Sipef - Capital increase in cash with statutory preferential right for a maximum of EUR 88.9 million
SIPEF is a Belgian agro-industrial company listed on Euronext Brussels. The company mainly holds majority stakes in tropical businesses, which it manages and operates. SIPEF is active in the production of palm oil, rubber and tea (in Indonesia and Papua New Guinea) and bananas (in the Ivory Coast). The group sells its own products throughout the world.
SIPEF intends to use the net proceeds of the offering to reimburse part of the bridge loan facility entered into by the company to finance the acquisition of an additional interest of 47.71% in PT Agro Muko (March 2017) and, as the case may be, to pay part of the purchase price for the envisaged acquisition of PT Dendy Marker. The acquisition of an additional interest of 47.71% in PT Agro Muko will not increase the Group’s total palm oil area in Indonesia, but will increase the Group share with some 8.870 ha (19.570 ha x 47.71% x 95%). The acquisition of PT Dendy Marker, if it occurs, would increase the total palm oil area in Indonesia with some 6.562 hectares and group share with 6.234 ha (6.562 hectares x 95%).

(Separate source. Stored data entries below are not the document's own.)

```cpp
__device__ __forceinline__ void wave_lds_fence() {
  __builtin_amdgcn_fence(__ATOMIC_RELEASE, "wavefront");
  __builtin_amdgcn_wave_barrier();
  __builtin_amdgcn_fence(__ATOMIC_ACQUIRE, "wavefront");
// ... 33 lines not shown
  float a[4] = {row[0], row[1], row[2], row[3]};
#pragma unroll
  for (int c = 4; c < 16; ++c) a[c & 3] = a[c & 3] + row[c];
  return (a[0] + a[1]) + (a[2] + a[3]);
}
constexpr int YROW = 36;
__device__ __forceinline__ float row_sum16v(const float *row) {
  const float4 *v = reinterpret_cast<const float4 *>(row);
  const float4 q0 = v[0], q1 = v[1], q2 = v[2], q3 = v[3];
  const float a0 = ((q0.x + q1.x) + q2.x) + q3.x, a1 = ((q0.y + q1.y) + q2.y) + q3.y;
  const float a2 = ((q0.z + q1.z) + q2.z) + q3.z, a3 = ((q0.w + q1.w) + q2.w) + q3.w;
  return (a0 + a1) + (a2 + a3);
}

typedef __amdgpu_buffer_rsrc_t rsrc_t;
__device__ __forceinline__ rsrc_t make_rsrc(const void *p, uint32_t bytes) {
  return __builtin_amdgcn_make_buffer_rsrc(const_cast<void *>(p), 0, (int)bytes, 0x00020000);
}
__device__ __forceinline__ float buf_f32(rsrc_t r, uint32_t lane_off, uint32_t tile_off) {
  return __builtin_bit_cast(float, __builtin_amdgcn_raw_buffer_load_b32(r, (int)lane_off, (int)tile_off, 0));
}
__device__ __forceinline__ uint32_t buf_u8(rsrc_t r, uint32_t lane_off, uint32_t tile_off) {
  return (uint32_t)__builtin_amdgcn_raw_buffer_load_b8(r, (int)lane_off, (int)tile_off, 0);
}

union Frag {
  bf16x8 v;
  uint32_t u[4];
  uint64_t q[2];
  uint4 x;
};

constexpr float FWD_SCALE = 0x1p96f, FWD_UNSCALE = 0x1p-96f;

constexpr int WIMG_RAW = 5;
constexpr int WIMG_FRAG_WORDS = NT * 3 * 64 * 4;
constexpr int WIMG_WORDS = WIMG_FRAG_WORDS + NT * WIMG_RAW * 64;
__device__ __forceinline__ uint32_t wimg_half_index(int t, int lane, int h) {
  return (uint32_t)(((t * 3 + (h >> 3)) * 64 + lane) * 8 + (h & 7));
}
__device__ __forceinline__ uint32_t wimg_raw_index(int t, int lane, int c) {
  return (uint32_t)(WIMG_FRAG_WORDS + (t * WIMG_RAW + c) * 64 + lane);
}
__device__ __forceinline__ void wimg_store_param(uint32_t *__restrict__ img, uint32_t p, float w, int A) {
  constexpr int H = PAR_H, D = PAR_D;
  unsigned short *h16 = reinterpret_cast<unsigned short *>(img);
// ... 313 lines not shown
  for (int t = 0; t < NT; ++t) {
    WRaw r;
    wimg_load(wimg, t, lane, fw[t], r, A);
    if (guard) range_guard_img(r, lane >> 5, xmin, xmax, range_err + CHAIN, range_veto(range, CHAIN));
    fold(t, r);
  }
}

struct Dealing {
  uint32_t share, first, n_waves;
};
template <int WAVES, int CHANNELS = 1>
__device__ __forceinline__ Dealing deal_tiles(int wave, uint32_t share_old, uint32_t share_young) {
  constexpr int WALKERS = WAVES / CHANNELS, HALF = WALKERS / 2;
  const int w = CHANNELS == 1 ? wave : wave & (WALKERS - 1);
  const uint32_t per_wg = HALF * (share_old + share_young);
  Dealing d;
  d.share = w < HALF ? share_old : share_young;
  d.first = blockIdx.x * per_wg +
            (w < HALF ? (uint32_t)w * share_old : HALF * share_old + (uint32_t)(w - HALF) * share_young);
  d.n_waves = gridDim.x * per_wg;
  return d;
}
template <bool TWO_BUFFERS, typename L, typename T>
__device__ __forceinline__ void walk_tiles(const Dealing &deal, uint32_t n_full, uint32_t tail, L &load_tile, T &tile) {
  const Dealing d = deal;
  for (uint32_t vw = 0; vw < d.share; ++vw) {
    const uint32_t wave_id = d.first + vw;
    if (wave_id < n_full) {
      auto op_a = load_tile(wave_id), op_b = op_a;
      if (!TWO_BUFFERS) {
        for (uint32_t g = wave_id; g < n_full; g += d.n_waves) {
          const uint32_t g1 = g + d.n_waves;
          op_b = load_tile(g1 < n_full ? g1 : g);
          tile(std::false_type{}, op_a, g);
          op_a = op_b;
        }
      } else {
        for (uint32_t g = wave_id; g < n_full; g += 2 * d.n_waves) {
          const uint32_t g1 = g + d.n_waves, g2 = g1 + d.n_waves;
          op_b = load_tile(g1 < n_full ? g1 : g);
          tile(std::false_type{}, op_a, g);
          if (g1 >= n_full) break;
          op_a = load_tile(g2 < n_full ? g2 : g1);
          tile(std::false_type{}, op_b, g1);
        }
      }
    }
    if (tail != 0 && n_full % d.n_waves == wave_id) tile(std::true_type{}, load_tile(n_full), n_full);
  }
}

template <int W, typename LIN>
__device__ __forceinline__ float transpose_sum(float (&ysh)[W][32][YROW], int w, const float (&yp)[16], LIN lin, int n,
                                               int hf) {
#pragma unroll
  for (int r = 0; r < 16; ++r) ysh[w][(r & 3) + 8 * (r >> 2) + 4 * hf][n] = yp[r];
  wave_lds_fence();
  float part = row_sum16v(&ysh[w][n][hf * 16]);
  part = part + lin();
  float p0, p1;
  both_halves(part, p0, p1);
  return p0 + p1;
}
__device__ __forceinline__ float linear_half(const float (&lv)[3], float xa, float xb, float xc, int hf) {
  float lin = lv[0] * xa;
  lin = __builtin_fmaf(lv[1], xb, lin);
  return __builtin_fmaf(lv[2], hf == 0 ? xc : 1.0f, lin);
}
// ... 31 lines not shown
```

### relearn_amd/csrc/engine.hpp

```cpp
#pragma once

#include <hip/hip_runtime.h>

#include <cstdint>
#include <cstdio>
#include <stdexcept>
#include <string>
#include <vector>

#include "../../include/relearn_hip.h"
#include "dev_mem.hpp"

struct RlError : std::runtime_error {
  int32_t code;
  RlError(int32_t c, const std::string &m) : std::runtime_error(m), code(c) {}
};

#define RL_HIP_CHECK(expr)                                                                          \
  do {                                                                                              \
    hipError_t _e = (expr);                                                                         \
    if (_e != hipSuccess)                                                                           \
      throw RlError(RL_ERR_HIP, std::string(#expr) + ": " + hipGetErrorString(_e) + " (" __FILE__ ":" + \
                                    std::to_string(__LINE__) + ")");                                \
  } while (0)
// ... 258 lines not shown
struct OptState {
  float *s0, *s1, *s2;
};

struct rl_adam {
  rl_engine *eng;
  DevMem mem;
  rl_mlp *mod;
  rl_optimizer_config cfg;
  float *d_state[3] = {nullptr, nullptr, nullptr};
  uint64_t *d_step = nullptr;
  uint64_t host_step = 0;
  uint64_t error_epoch = 0;
};

struct rl_traj {
  rl_engine *eng;
  DevMem mem;
  TrajDev d;
  uint64_t B;
  float *lp0 = nullptr;
  float *dz = nullptr;
  uint32_t act_planes = 2;
  uint32_t n_actions = 0, max_action = 0;
  double *slabA = nullptr;
  double *slabB = nullptr;
  float *vec = nullptr;
  float *cg_x = nullptr, *cg_r = nullptr, *cg_p = nullptr, *prev_params = nullptr, *descent = nullptr;
  float *td = nullptr;
  float *losses = nullptr;
  TrpoStateDev *trpo = nullptr;
  uint32_t nbA = 0, nbB = 0, nbV2 = 0, nbC = 0, Pmax = 0, max_losses = 0;
  uint32_t last_rows = 0;
  double *aux_slabA = nullptr, *aux_slabB = nullptr;
  float *aux_vec = nullptr;
  uint32_t aux_last_rows = 0;
  bool range_valid = false, range_fixed = false;
  bool range_reset = false;
  uint32_t *h_range_err = nullptr;
  bool guard_next_policy = true, guard_next_critic = true;
  bool rtg_scan_valid = false;
  float rtg_gamma = 0.0f;
  const float *last_targets = nullptr;
  uint32_t bwd_chunk = 0;
  SeqDev seq;
  GenDev gen;
// ... 51 lines not shown
```

### relearn_amd/csrc/kernels.hpp

```cpp
#pragma once
#include <cstdlib>
#include <functional>
#define RL_SEQ_ACT_ARRAYS 9
#define RL_SEQ_DPRE_ARRAYS 6
#include "engine.hpp"

void launch_env_reset(rl_env *env);
void launch_env_observe(rl_env *env, float *d_obs);
void launch_env_step(rl_env *env);
void launch_rollout(rl_env *env, const rl_mlp *policy, rl_traj *traj);
void launch_values(rl_traj *traj, const rl_mlp *critic);
void launch_gae(rl_traj *traj, const rl_mlp *critic, float gamma, float lambda);
void launch_value_targets(rl_traj *traj, const rl_mlp *critic, float gamma);
void launch_mlp_forward_host_rows(rl_mlp *mlp, const float *d_in_soa, size_t rows, float *d_out_soa);
void launch_obs_range(rl_traj *traj);
inline void traj_ensure_range(rl_traj *traj) {
  if (traj->range_valid || traj->range_fixed) return;
  launch_obs_range(traj);
  traj->range_valid = true;
}
inline bool fused_5_128_fits(const rl_traj *t, const rl_mlp *m, uint32_t out_dim, bool offsets = true) {
  return m->kind == RL_MODULE_MLP && !m->general && t->d.D == 5 && m->hidden == 128 && m->out_dim == out_dim &&
         (!offsets || (uint64_t)(t->d.T + 1) * t->d.n * 5 < (1ull << 30));
}
// ... 21 lines not shown
  t->mem.ensure(t->seq.succ, 2 * B);
}
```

The capital increase with statutory preferential right offers shareholders an opportunity to extend their investment in SIPEF, proportionate with their statutory preferential rights. The issue price is EUR 54.65 per new share, which is below the closing price of EUR 63.95 on Euronext Brussels on May 3, 2017.
The issue price is 12.84% below the closing price on Euronext Brussels on May 3, 2017, corrected for the detachment of coupon no. 10 from the underlying share. Coupon no. 10 represents the right to a dividend for the financial year 2016.

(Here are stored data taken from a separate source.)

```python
EXPORTED_SYMBOLS = [
    'cem_abi_version', 'cem_status_string', 'cem_last_hip_error', 'cem_weight_blob_floats',
    'cem_packed_weight_floats', 'cem_workspace_bytes', 'cem_pack_weights_host', 'cem_plan_tiles_host', 'cem_plan_segments_host', 'cem_rollout_residency',
    'cem_planner_create', 'cem_planner_destroy', 'cem_planner_layout', 'cem_planner_set_weights', 'cem_planner_set_weights_dev',
    'cem_planner_set_normaliser', 'cem_planner_plan', 'cem_plan_begin', 'cem_plan_rollout', 'cem_plan_select',
    'cem_plan_end', 'cem_comm_unique_id', 'cem_planner_comm_init', 'cem_planner_comm_destroy', 'cem_planner_comm_ranks', 'cem_plan_exchange', 'cem_planner_graph_status', 'cem_planner_launches_per_iteration', 'cem_planner_rollout_path', 'cem_unfold_sequences', 'cem_compute_objective', 'cem_scorer_reward', 'cem_scorer_cost', 'cem_fill_noise', 'cem_philox_words', 'cem_planner_set_timing', 'cem_planner_last_timing', 'cem_planner_last_timing_detail', 'cem_planner_select_mode', 'cem_planner_inject_fault',
    'cem_batch_workspace_bytes', 'cem_batch_planner_create', 'cem_planner_plan_batch', 'cem_planner_batch_capacity',
    'cem_planner_set_warm_start', 'cem_planner_set_initial_distribution', 'cem_planner_set_init_mode', 'cem_planner_reset_carry',
    'cem_planner_get_carry', 'cem_planner_set_carry_slots', 'cem_planner_set_particle_objective', 'cem_planner_get_particle_objective',
    'cem_planner_set_constraint', 'cem_planner_get_constraint', 'cem_planner_set_cost_budget', 'cem_planner_constraint_costs',
    'cem_planner_set_refit', 'cem_planner_get_refit', 'cem_planner_refit_stats',
    'cem_planner_set_action_noise', 'cem_planner_get_action_noise', 'cem_planner_action_noise_dev',
    'cem_trainer_workspace_bytes', 'cem_trainer_blob_floats', 'cem_trainer_create', 'cem_trainer_destroy', 'cem_trainer_set_state',
    'cem_trainer_get_state', 'cem_trainer_weights_dev', 'cem_trainer_step', 'cem_trainer_steps', 'cem_trainer_eval', 'cem_trainer_forward',
]


class CemScorer(C.Structure):
    _fields_ = [
        ('goal_mode', C.c_int32), ('goal_lo', C.c_int32), ('goal_hi', C.c_int32),
        ('lidar_max_dist', C.c_float), ('goal_size', C.c_float), ('goal_reached_dist', C.c_float), ('reward_distance', C.c_float),
        ('reward_goal', C.c_float), ('reward_clip', C.c_float),
        ('constrain_indicator', C.c_int32), ('n_cost_kinds', C.c_int32),
        ('cost_lo', C.c_int32 * CEM_MAX_COST_KINDS), ('cost_hi', C.c_int32 * CEM_MAX_COST_KINDS),
        ('cost_size', C.c_float * CEM_MAX_COST_KINDS),
    ]


class CemConfig(C.Structure):
    _fields_ = [
        ('abi_version', C.c_int32), ('obs_dim', C.c_int32), ('act_dim', C.c_int32),
        ('units', C.c_int32), ('n_layers', C.c_int32), ('activation', C.c_int32), ('ensemble_size', C.c_int32),
        ('particles', C.c_int32), ('n_samples', C.c_int32), ('horizon', C.c_int32),
        ('n_elite', C.c_int32), ('iterations', C.c_int32),
        ('smoothing', C.c_float), ('one_minus_smoothing', C.c_float), ('stddev_threshold', C.c_float), ('noise_stddev', C.c_float),
        ('variant', C.c_int32), ('posterior_mean_threashold', C.c_float),
        ('sampling_propagation', C.c_int32), ('scale_features', C.c_int32),
        ('act_lb', C.c_float * CEM_MAX_ACT), ('act_ub', C.c_float * CEM_MAX_ACT),
        ('act_mu0', C.c_float * CEM_MAX_ACT), ('act_sigma0', C.c_float * CEM_MAX_ACT),
# ... 43 lines not shown
    vp, fp, i32p = C.c_void_p, C.POINTER(C.c_float), C.POINTER(C.c_int32)
    cfgp = C.POINTER(CemConfig)
    lib.cem_abi_version.restype = C.c_int
    lib.cem_status_string.restype = C.c_char_p
    lib.cem_status_string.argtypes = [C.c_int]
    lib.cem_last_hip_error.restype = C.c_int
    for f in ('cem_weight_blob_floats', 'cem_packed_weight_floats', 'cem_workspace_bytes'):
        getattr(lib, f).restype = C.c_size_t
        getattr(lib, f).argtypes = [cfgp]
    lib.cem_pack_weights_host.argtypes = [cfgp, vp, vp]
    lib.cem_plan_tiles_host.argtypes = [cfgp, i32p, i32p, vp, C.c_int32]
    lib.cem_plan_segments_host.argtypes = [cfgp, i32p, i32p]
    lib.cem_rollout_residency.argtypes = [C.c_int32, C.c_int32, i32p, i32p]
    lib.cem_planner_create.argtypes = [cfgp, vp, C.c_size_t, vp, C.POINTER(vp)]
    lib.cem_planner_destroy.argtypes = [vp]
    lib.cem_planner_layout.argtypes = [vp, C.POINTER(CemLayout)]
    lib.cem_planner_set_weights.argtypes = [vp, vp, C.c_size_t]
    lib.cem_planner_set_weights_dev.argtypes = [vp, vp, C.c_size_t]
    lib.cem_planner_set_normaliser.argtypes = [vp, vp, vp]
    lib.cem_planner_plan.argtypes = [vp, vp, C.c_uint64, C.c_uint64, vp, vp, vp, vp, fp, i32p]
    lib.cem_plan_begin.argtypes = [vp, vp, C.c_uint64, C.c_uint64, vp, vp]
    lib.cem_plan_rollout.argtypes = [vp, C.c_int32]
    lib.cem_plan_select.argtypes = [vp, C.c_int32]
    lib.cem_plan_end.argtypes = [vp, vp, vp, fp, i32p]
    lib.cem_unfold_sequences.argtypes = [vp, vp, vp, C.c_int32, C.c_int32, vp, C.c_uint64, C.c_uint64, vp, vp, vp]
    lib.cem_comm_unique_id.argtypes = [vp]
    lib.cem_planner_comm_init.argtypes = [vp, vp, C.c_int32, C.c_int32]
    lib.cem_planner_comm_destroy.argtypes = [vp]
    lib.cem_plan_exchange.argtypes = [vp]
    lib.cem_planner_graph_status.argtypes = [vp, i32p]
    lib.cem_planner_comm_ranks.argtypes = [vp, i32p]
    lib.cem_planner_launches_per_iteration.argtypes = [vp, i32p]
    lib.cem_planner_rollout_path.argtypes = [vp, i32p]
    lib.cem_compute_objective.argtypes = [vp, vp, C.c_int32, C.c_int32, vp]
    lib.cem_scorer_reward.argtypes = [vp, vp, vp, C.c_int32, vp, vp]
    lib.cem_scorer_cost.argtypes = [vp, vp, C.c_int32, vp]
    lib.cem_fill_noise.argtypes = [vp, C.c_uint64, C.c_uint64, vp, vp, vp]
    lib.cem_philox_words.argtypes = [vp, C.c_uint64, C.c_uint64] + [C.c_uint32] * 6 + [vp]
    lib.cem_planner_select_mode.argtypes = [vp, i32p]
    lib.cem_planner_inject_fault.argtypes = [vp, C.c_int32]
    lib.cem_planner_set_timing.argtypes = [vp, C.c_int32]
    lib.cem_planner_last_timing.argtypes = [vp, fp, i32p, fp]
    lib.cem_planner_last_timing_detail.argtypes = [vp, fp, fp]
    lib.cem_batch_workspace_bytes.restype = C.c_size_t
    lib.cem_batch_workspace_bytes.argtypes = [cfgp, C.c_int32]
    lib.cem_batch_planner_create.argtypes = [cfgp, C.c_int32, vp, C.c_size_t, vp, C.POINTER(vp)]
    lib.cem_planner_plan_batch.argtypes = [vp, C.c_int32, vp, C.c_uint64, vp, vp, vp, vp, vp, vp, vp]
    lib.cem_planner_batch_capacity.argtypes = [vp, i32p]
    lib.cem_planner_set_warm_start.argtypes = [vp, C.POINTER(CemWarmStart)]
    lib.cem_planner_set_initial_distribution.argtypes = [vp, C.c_int32, vp, vp]
    lib.cem_planner_set_init_mode.argtypes = [vp, C.c_int32, C.c_int32]
    lib.cem_planner_reset_carry.argtypes = [vp, C.c_int32]
    lib.cem_planner_get_carry.argtypes = [vp, C.c_int32, vp, vp, i32p]
    lib.cem_planner_set_carry_slots.argtypes = [vp, C.c_int32, vp]
    lib.cem_planner_set_particle_objective.argtypes = [vp, C.c_int32, C.c_int32]
    lib.cem_planner_get_particle_objective.argtypes = [vp, i32p, i32p]
    lib.cem_planner_set_constraint.argtypes = [vp, C.c_int32, C.c_int32]
    lib.cem_planner_get_constraint.argtypes = [vp, i32p, i32p]
    lib.cem_planner_set_cost_budget.argtypes = [vp, vp, C.c_int32]
    lib.cem_planner_constraint_costs.argtypes = [vp, C.c_int32, vp, C.c_int32]
    lib.cem_planner_set_refit.argtypes = [vp, C.c_int32, C.c_float]
    lib.cem_planner_get_refit.argtypes = [vp, i32p, fp]
    lib.cem_planner_refit_stats.argtypes = [vp, C.c_int32, vp, C.c_int32]
    lib.cem_planner_set_action_noise.argtypes = [vp, C.c_int32, vp]
    lib.cem_planner_get_action_noise.argtypes = [vp, i32p, vp]
    lib.cem_planner_action_noise_dev.argtypes = [vp, C.POINTER(vp), C.POINTER(C.c_size_t)]
# ... 28 lines not shown
```

ethz_safe_learning_amd/csrc/cem_capi.hip:

```cpp
#include "cem_device.h"
#include "cem_rollout_lean.h"
#include "cem_score.h"
#include "cem_refit_weighted.h"
#include "cem_noise_mix.h"
#include "cem_train.h"
#include "cem_train_tile.h"
#include "cem_forward.h"
#include "cem_rollout_split.h"
#include "cem_rollout_wide.h"
#include "cem_pack.h"
#include "../../include/cem_mpc.h"

#include <dlfcn.h>
#include <link.h>

#include <algorithm>
#include <atomic>
#include <chrono>
#include <cmath>
#include <cstdio>
#include <cstdlib>
#include <cstring>
#include <limits>
#include <mutex>
// ... 1968 lines not shown
    int n = 0;
    NCCLCHK(r->CommCount(h->comm, &n));
    *n_ranks_out = n;
    return CEM_OK;
}

int cem_planner_comm_destroy(cem_planner_t *h)
{
    if (!h) return CEM_ERR_INVALID_ARG;
    if (h->in_plan) return CEM_ERR_STATE;
    if (h->comm) {
        HIPCHK(hipStreamSynchronize(h->stream));
        if (Rccl *r = rccl()) r->CommDestroy(h->comm);
        h->comm = nullptr;
        drop_graph(h);
    }
    return CEM_OK;
}

int cem_planner_graph_status(const cem_planner_t *h, int32_t *status_out)
{
    if (!h || !status_out) return CEM_ERR_INVALID_ARG;
    *status_out = h->graph_ready ? 1 : (h->graph_failed ? 2 : 0);
    return CEM_OK;
}

int cem_planner_rollout_path(const cem_planner_t *h, int32_t *path_out)
{
    if (!h || !path_out) return CEM_ERR_INVALID_ARG;
    *path_out = (h->lean_rollout && h->noise_kind != CEM_NOISE_MIXED) ? 1 : 0;
    return CEM_OK;
}

int cem_planner_launches_per_iteration(const cem_planner_t *h, int32_t *launches_out)
{
    if (!h || !launches_out) return CEM_ERR_INVALID_ARG;
    const int mode = select_mode_now(h);
    *launches_out = 1 + (h->sample_in_rollout ? 0 : 1) + (folds_reduce(h) ? 0 : 1) + (mode == 2 ? 8 : (mode == 3 ? 2 : 1)) +
                    (h->refit_kind == CEM_REFIT_SOFTMAX ? 1 : 0);
    return CEM_OK;
}

int cem_plan_exchange(cem_planner_t *h)
{
    if (!h) return CEM_ERR_INVALID_ARG;
    if (!h->in_plan || !h->comm) return CEM_ERR_STATE;
    return enqueue_exchange(h);
}

static int ensure_scratch(cem_planner *h, size_t bytes)
{
    if (bytes <= h->scratch_bytes) return CEM_OK;
    if (h->scratch) { HIPCHK(hipStreamSynchronize(h->stream)); HIPCHK(hipFree(h->scratch)); h->scratch = nullptr; h->scratch_bytes = 0; }
    const size_t want = align256(bytes + bytes / 2);
    HIPCHK(hipMalloc((void **)&h->scratch, want));
    h->scratch_bytes = want;
    return CEM_OK;
}

static int upload_key(cem_planner *h, uint64_t seed, uint64_t call)
{
    CtrlBlock *c = h->h_ctrl;
    c->seed_lo = (uint32_t)seed; c->seed_hi = (uint32_t)(seed >> 32); c->call_lo = (uint32_t)call; c->call_hi = (uint32_t)(call >> 32);
    HIPCHK(hipMemcpyAsync(h->ws + h->lay.ctrl, c, 16, hipMemcpyHostToDevice, h->stream));
    return CEM_OK;
}
// ... 449 lines not shown
```

ethz_safe_learning_amd/csrc/cem_rollout_lean.h:

```cpp
#pragma once
#include "cem_device.h"

#define CEM_LEAN_ACT_LDS_BYTES(H_, AZ_) (((size_t)(H_) + 1) * (AZ_) * (32 + 17 * 16))
#define CEM_LEAN_LDS_BYTES(H_, AZ_) (CEM_ROLLOUT_LDS_BYTES(1) + CEM_LEAN_ACT_LDS_BYTES(H_, AZ_))
#define CEM_LEAN_ACT_LDS_MAX 16384

__attribute__((weak)) hipError_t launch_rollout_lean(const RolloutParams &p, int grid, hipStream_t st, bool seg);
```

ethz_safe_learning_amd/csrc/cem_rollout_lean.hip:

```cpp
#define CEM_DEVICE_PRIMITIVES_ONLY
#include "cem_rollout_lean.h"

namespace {

template <int V> struct LeanConst { static constexpr int value = V; };

template <int KF, int NOWN, bool L0IN>
__device__ __forceinline__ void cem_lean_stage(f4 (&acc0)[1], f4 (&acc1)[1], f4 (&hB)[CEM_NG][1], WRing &wq, const char *const *rb, const int xoff)
{
    static_assert(KF % 4 == 0, "stage lengths must keep the ring phase");
#pragma unroll
    for (int P = 0; P < KF; ++P) {
        wq.slot[(P + 3) & 3] = wq.ld(wq.pos);
        wq.pos = (wq.pos + 1 == wq.n) ? 0 : wq.pos + 1;
        __builtin_amdgcn_sched_barrier(0);
        if (P == 1) {
            __syncthreads();
#pragma unroll
            for (int Q = NOWN; Q < KF; ++Q) hB[Q][0] = *reinterpret_cast<const f4 *>(rb[Q - NOWN] + xoff + (Q - NOWN) * 1024);
        }
        const AGroup g = wq.slot[P & 3];
        const int Pb = (!L0IN && P < 2) ? (P ^ 1) : P;
#pragma unroll
        for (int r = 0; r < 4; ++r) {
            acc0[0] = CEM_MFMA(g.a[r], hB[P][0][r], acc0[0]);
            acc1[0] = CEM_MFMA(g.b[r], hB[Pb][0][r], acc1[0]);
        }
    }
}
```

Based on the closing price, the theoretical ex-right price (TERP) is EUR 61.46, the theoretical value of one preferential subscription Right is EUR 1.24, and the discount of the issue price to TERP is 11.08%, taking into account the detachment of coupon no. 10, i.e., the coupon representing the right to a dividend for the financial year 2016. The holders of preferential subscription rights are entitled to subscribe to the new shares in the ratio of 2 new shares for 11 preferential subscription rights.

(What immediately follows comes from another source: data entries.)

inline void pack_policy_weights(const float* w1, const float* b1, const float* w2, const float* b2, const float* w3, const float* b3,
                                const float* log_std, int out_dim, std::vector<float>& packed) {
  packed.assign((size_t)kPolFloats, 0.0f);
  uint16_t* frags = reinterpret_cast<uint16_t*>(packed.data());
  const int sh1 = pol_layer_shift(w1, kPolHid * kPolIn), sh2 = pol_layer_shift(w2, kPolHid * kPolHid), sh3 = pol_layer_shift(w3, out_dim * kPolHid);
  auto put = [&](int frag0, int mt_count, int ks_count, int mt, int ks, int lane, int j, float wv, int sft) {
    pol_put(frags, frag0, mt_count, ks_count, mt, ks, lane, j, wv, sft);
  };
  for (int lane = 0; lane < 64; ++lane) {
    const int r = lane & 31, h = lane >> 5;
    for (int j = 0; j < 8; ++j) {
      for (int mt = 0; mt < 2; ++mt) {
        for (int s = 0; s < 2; ++s) {
          const int k = 16 * s + 8 * h + j;
          put(kPolW1Frag, 2, 2, mt, s, lane, j, k < kPolIn ? w1[(32 * mt + r) * kPolIn + k] : 0.0f, sh1);
        }
        for (int ks = 0; ks < 4; ++ks) {
          const int k = 32 * (ks >> 1) + 16 * (ks & 1) + 8 * (j >> 2) + 4 * h + (j & 3);
          put(kPolW2Frag, 2, 4, mt, ks, lane, j, w2[(32 * mt + r) * kPolHid + k], sh2);
        }
      }
      for (int ks = 0; ks < 4; ++ks) {
        const int k = 32 * (ks >> 1) + 16 * (ks & 1) + 8 * (j >> 2) + 4 * h + (j & 3);
        put(kPolW3Frag, 1, 4, 0, ks, lane, j, r < out_dim ? w3[r * kPolHid + k] : 0.0f, sh3);
      }
    }
  }
  const float acc1 = std::ldexp(1.0f, kPolXShift + sh1), acc2 = std::ldexp(1.0f, kPolXShift + sh2), acc3 = std::ldexp(1.0f, kPolXShift + sh3);
  for (int mt = 0; mt < 2; ++mt)
    for (int h = 0; h < 2; ++h)
      for (int e = 0; e < 16; ++e) {
        const int row = (e & 3) + 8 * (e >> 2) + 4 * h;
        packed[kPolB1 + (mt * 2 + h) * 16 + e] = b1[32 * mt + row] * acc1;
        packed[kPolB2 + (mt * 2 + h) * 16 + e] = b2[32 * mt + row] * acc2;
        if (mt == 0) packed[kPolB3 + h * 16 + e] = row < out_dim ? b3[row] * acc3 : 0.0f;
      }
  packed[kPolScale + 0] = 1.0f / acc1; packed[kPolScale + 1] = 1.0f / acc2; packed[kPolScale + 2] = 1.0f / acc3;
  if (log_std) for (int j = 0; j < out_dim; ++j) { packed[kPolStd + j] = std::exp(log_std[j]); packed[kPolLogStd + j] = log_std[j]; }
}

__device__ __forceinline__ void tanh2_f32(float x0, float x1, float kexp, float& t0, float& t1) {
  const pol_f2 x = {x0, x1};
  const pol_f2 y = x * kexp;
  const pol_f2 e = {__builtin_amdgcn_exp2f(y.x), __builtin_amdgcn_exp2f(y.y)};
  const pol_f2 s1 = e + 1.0f;
  const pol_f2 r = {__builtin_amdgcn_rcpf(s1.x), __builtin_amdgcn_rcpf(s1.y)};
  constexpr float one = (float)(1 << kPolXShift);
  const pol_f2 t = __builtin_elementwise_fma(pol_f2{-2.0f * one, -2.0f * one}, r, pol_f2{one, one});
  t0 = t.x; t1 = t.y;
}

__device__ __forceinline__ void box_muller(uint32_t a, uint32_t b, float& n0, float& n1) {
  const float u1 = ((float)(a >> 8) + 0.5f) * (1.0f / 16777216.0f);
  const float u2 = ((float)(b >> 8) + 0.5f) * (1.0f / 16777216.0f);
  const float r = sqrtf(-2.0f * __logf(u1));
  float s, c;
  __sincosf(6.28318530717958647692f * u2, &s, &c);
  n0 = r * c; n1 = r * s;
}

__device__ __forceinline__ void wave_fence() {
  __builtin_amdgcn_fence(__ATOMIC_ACQ_REL, "wavefront");
  __builtin_amdgcn_wave_barrier();
}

The new shares shall be of the same class and shall have the same rights as the existing shares. New shares will be issued with coupon n° 11 and following attached and will be entitled to dividend distributions as from the financial year 2017. The dividend for the financial year 2017 is subject to approval by the ordinary General Shareholders’ Meeting to be held on 13 June 2018.
The main terms and conditions of the capital increase are:
|Statutory preferential right||Represented by coupon no. 9|
|Subscription ratio||11 statutory preferential rights for 2 new shares|
|Issue price||EUR 54.65 per new share|
|Dividend right||All new shares will be issued with coupon no. 11 and following attached and will be entitled to dividend distributions as from the financial year 2017. The dividend for the financial year 2017 is subject to approval by the ordinary General Shareholders’ Meeting to be held on 13 June 2018.|
|Ex-coupon date||4 May 2017 (after closing of Euronext Brussels)|
|Payment date||24 May 2017|
|Subscription period||From 5 May 2017 to 19 May, during which the statutory preferential right (coupon no. 9) will be listed on Euronext Brussels|
If you don’t have at least 11 no. 9 coupons or a multiple thereof, you can buy additional statutory preferential rights on Euronext Brussels during the subscription period. If you prefer not to participate in the capital increase, you can offer your statutory preferential rights for sale on that exchange. To carry out these transactions, you need to submit a buy or sell order to your bank before 4 p.m. on 19 May 2017. In each case, all statutory preferential rights that have not been exercised will be offered for sale as scrips through a private placement on 22 May 2017. The net proceeds of the sale of these scrips will be credited to your account as from 29 May 2017, as long as they come to at least EUR 0.01 per coupon no. 9.
Investing in the new shares, the preferential subscription rights and the scrips involves a high degree of risk. An investor is exposed to the risk of losing all or part of its investment. Before any investment in the new shares, the preferential subscription rights or the scrips, investors must read section D of the summary, starting on page 17, and section 3 (risk factors), starting on page 28, and more specifically, section 3.1 (risk factors relating to the group and its activities), starting on page 28, and Section 3.2 (risks relating to the offering), starting on page 39. Each of these risk factors must be carefully studied and assessed before investing in the new shares, the preferential subscription rights or the scrips. The group’s results have in the past and may be in the future substantially affected by the market price fluctuation of its products, in particular palm oil, which generates the majority of the group’s revenue and profit.
Shareholders who fail to exercise their preferential subscription rights will be diluted. In the context of the offering, Ackermans & van Haaren NV may increase its shareholding above 30% without triggering the obligation to launch a mandatory public takeover bid.